If you're a new mom then you might find this post particularly helpful --> 5 Steps To Surviving The Newborn Phase
It can also be challenging to get out of the house when you have small kids. The effort of having to get them ready and then get them in and out of their car seats is enough to put me off most days.
So, when your spouse is around, ask for some time to get out on your own. Even if it's just for an hour.
5) Do a Little Bit Everyday
Often self-care is seen as getting a manicure or massage. You picture a girls weekend or some kind of vacation.
While all of those are great ways to treat yourself, they're often organised as a result of already being burnt out.
For self-care to be truly effective it needs to be implemented in small ways every single day.

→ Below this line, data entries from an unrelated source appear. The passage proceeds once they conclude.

+  for (int pass = 0; pass < 2; ++pass) {
+    const int kt = pass == 0 ? wg : 3 - wg, kv0 = kt * 64;
+    const bool active = kt < nk;
+    if (pass == 1 && !active) break;
+    if (pass == 1) {
+      wg_bar(wg);
+      load_tile_by<SWIZZLE_128B, D, DIO>(tid, Ks, Mk, kv0, skv);
+      load_tile_by<SWIZZLE_128B, D, DIO>(tid, Vs, Mv, kv0, skv);
+      cp_async_commit();
+      cp_async_wait<0>();
+      fence_proxy_async();
+      wg_bar(wg);
+    }
+    float dk_acc[D / 8][4], dv_acc[D / 8][4];
+#pragma unroll
+    for (int i = 0; i < D / 8; ++i) {
+      dk_acc[i][0] = dk_acc[i][1] = dk_acc[i][2] = dk_acc[i][3] = 0.f;
+      dv_acc[i][0] = dv_acc[i][1] = dv_acc[i][2] = dv_acc[i][3] = 0.f;
+    }
+    for (int t = 0; t < nq; ++t) {
+      if (pass == 0 && t == 1) {
+        cp_async_wait<0>();
+        fence_proxy_async();
+        __syncthreads();
+      }
+      if (!active) continue;
+      const int qi0 = t * 64;
+      float st_[8][4], dpt[8][4];
+      wg_scores<D>(st_, smem_u32(Ks), smem_u32(Qs + t * TB));
+      wg_scores<D>(dpt, smem_u32(Vs), smem_u32(dOs + t * TB));
+      apply_mask_t<false>(p, st_, kv0 + warp * 16, qi0, skv, g, t4);
+      probs_t<true>(p, ds, st_, dpt, stat + t * 128, dbase + (uint32_t)qi0, kv0 + warp * 16, lane);
+      wg_pv<D>(dv_acc, st_, smem_u32(dOs + t * TB));
+      wg_pv<D>(dk_acc, dpt, smem_u32(Qs + t * TB));
+    }
+    if (active) store_dkdv<D, DIO>(p, dk_acc, dv_acc, kv0 + warp * 16, skv, h, mdkv, g, t4);
+  }
 }
 
 template <int D>
@@ -1136,12 +1370,12 @@
   if constexpr (WITH_128) return launch(HeadDim<128>{});
   else return set_error(YMP_EINVAL, "attention: no kernel of this family for head_dim %d", head_dim);
 }
-template <void (*K)(AttnKParams), bool PDL>
+template <void (*K)(AttnKParams), bool PDL, int THREADS = 128>
 static int launch_attn(dim3 grid, int smem, cudaStream_t st, const AttnKParams& p) {
   static DeviceOnce once;
   if (once.first()) { YMP_CUDA(cudaFuncSetAttribute(K, cudaFuncAttributeMaxDynamicSharedMemorySize, smem)); }
-  if constexpr (PDL) launch_k(K, grid, dim3(128), smem, st, p);
-  else K<<<grid, 128, smem, st>>>(p);
+  if constexpr (PDL) launch_k(K, grid, dim3(THREADS), smem, st, p);
+  else K<<<grid, THREADS, smem, st>>>(p);
   YMP_LAUNCH_CHECK();
   return YMP_OK;
 }
@@ -1177,6 +1411,23 @@
     return launch_attn<attn_wg_bwd_dkdv_kernel<H::D, H::DIO>, false>(dim3((p.s_kv + 63) / 64, p.n_heads, p.n_seq), smem, st, p);
   });
 }
+static int launch_short_fwd(const AttnKParams& p, int head_dim, cudaStream_t st) {
+  return for_head_dim<false>(head_dim, [&](auto hd) {
+    using H = decltype(hd);
+    const int smem = 3 * SHORT_TILES * WgTile<H::D>::BYTES + 1024;
+    return launch_attn<attn_short_fwd_kernel<H::D, H::DIO>, true, SHORT_THREADS>(dim3(1, p.n_heads, p.n_seq), smem, st, p);
+  });
+}
+static int launch_short_bwd(const AttnKParams& p, int head_dim, cudaStream_t st) {
+  return for_head_dim<false>(head_dim, [&](auto hd) {
+    using H = decltype(hd);
+    const dim3 grid(1, p.n_heads, p.n_seq);
+    const int tiles = (2 * SHORT_TILES + 4) * WgTile<H::D>::BYTES + 1024;
+    const int rc = launch_attn<attn_short_bwd_dq_kernel<H::D, H::DIO>, false, SHORT_THREADS>(grid, tiles + 2 * 128 * 4, st, p);
+    if (rc) return rc;
+    return launch_attn<attn_short_bwd_dkdv_kernel<H::D, H::DIO>, false, SHORT_THREADS>(grid, tiles + SHORT_TILES * 128 * 4, st, p);
+  });
+}
 static int launch_fwd(const AttnKParams& p, int head_dim, cudaStream_t st) {
   return for_head_dim<true>(head_dim, [&](auto hd) {
     using H = decltype(hd);
@@ -1201,7 +1452,14 @@
 }
 
 static thread_local int g_attn_path = -1;
+static thread_local int g_attn_short = 0;
 extern "C" int ymp_attn_last_path(void) { return g_attn_path; }
+extern "C" int ymp_attn_last_short(void) { return g_attn_short; }
+
+static bool short_seq(const ymp_attn_args* a, bool dropped) {
+  return a->mask == YMP_MASK_NONE && !dropped && a->s_q <= ymp::SHORT_MAX && a->s_kv <= ymp::SHORT_MAX &&
+         (a->head_dim == 64 || a->head_dim == 80 || a->head_dim == 96) && !a->s_kv_dev && !a->kv_rows;
+}
 
 extern "C" int ymp_attn_fwd(const ymp_attn_args* a, void* stream) {
   using namespace ymp;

Like I said before, it should be as much a part of your routine as it is to feed your kids (and you know that's like all. the. time.).
If you can make time for yourself on a daily basis, you'll be less likely to reach that point of being utterly burnt out.
For more practical tips on self-care read this post --> 6 Simple Self-Care Ideas For Busy Moms
And this one for how to take care of yourself when life is crazy --> How To Re-Fuel Mid-Air
I recognise that this post might make you feel even more pressure than you already do.
Another thing on your plate.
Mama, this isn't just another thing to tick off. It is a hugely important part of becoming the mother and woman that you need to be.
It can be the difference between existing and truly being fulfilled and it is not something that other people are responsible for.
I urge you, take ownership and take action! You so deserve it!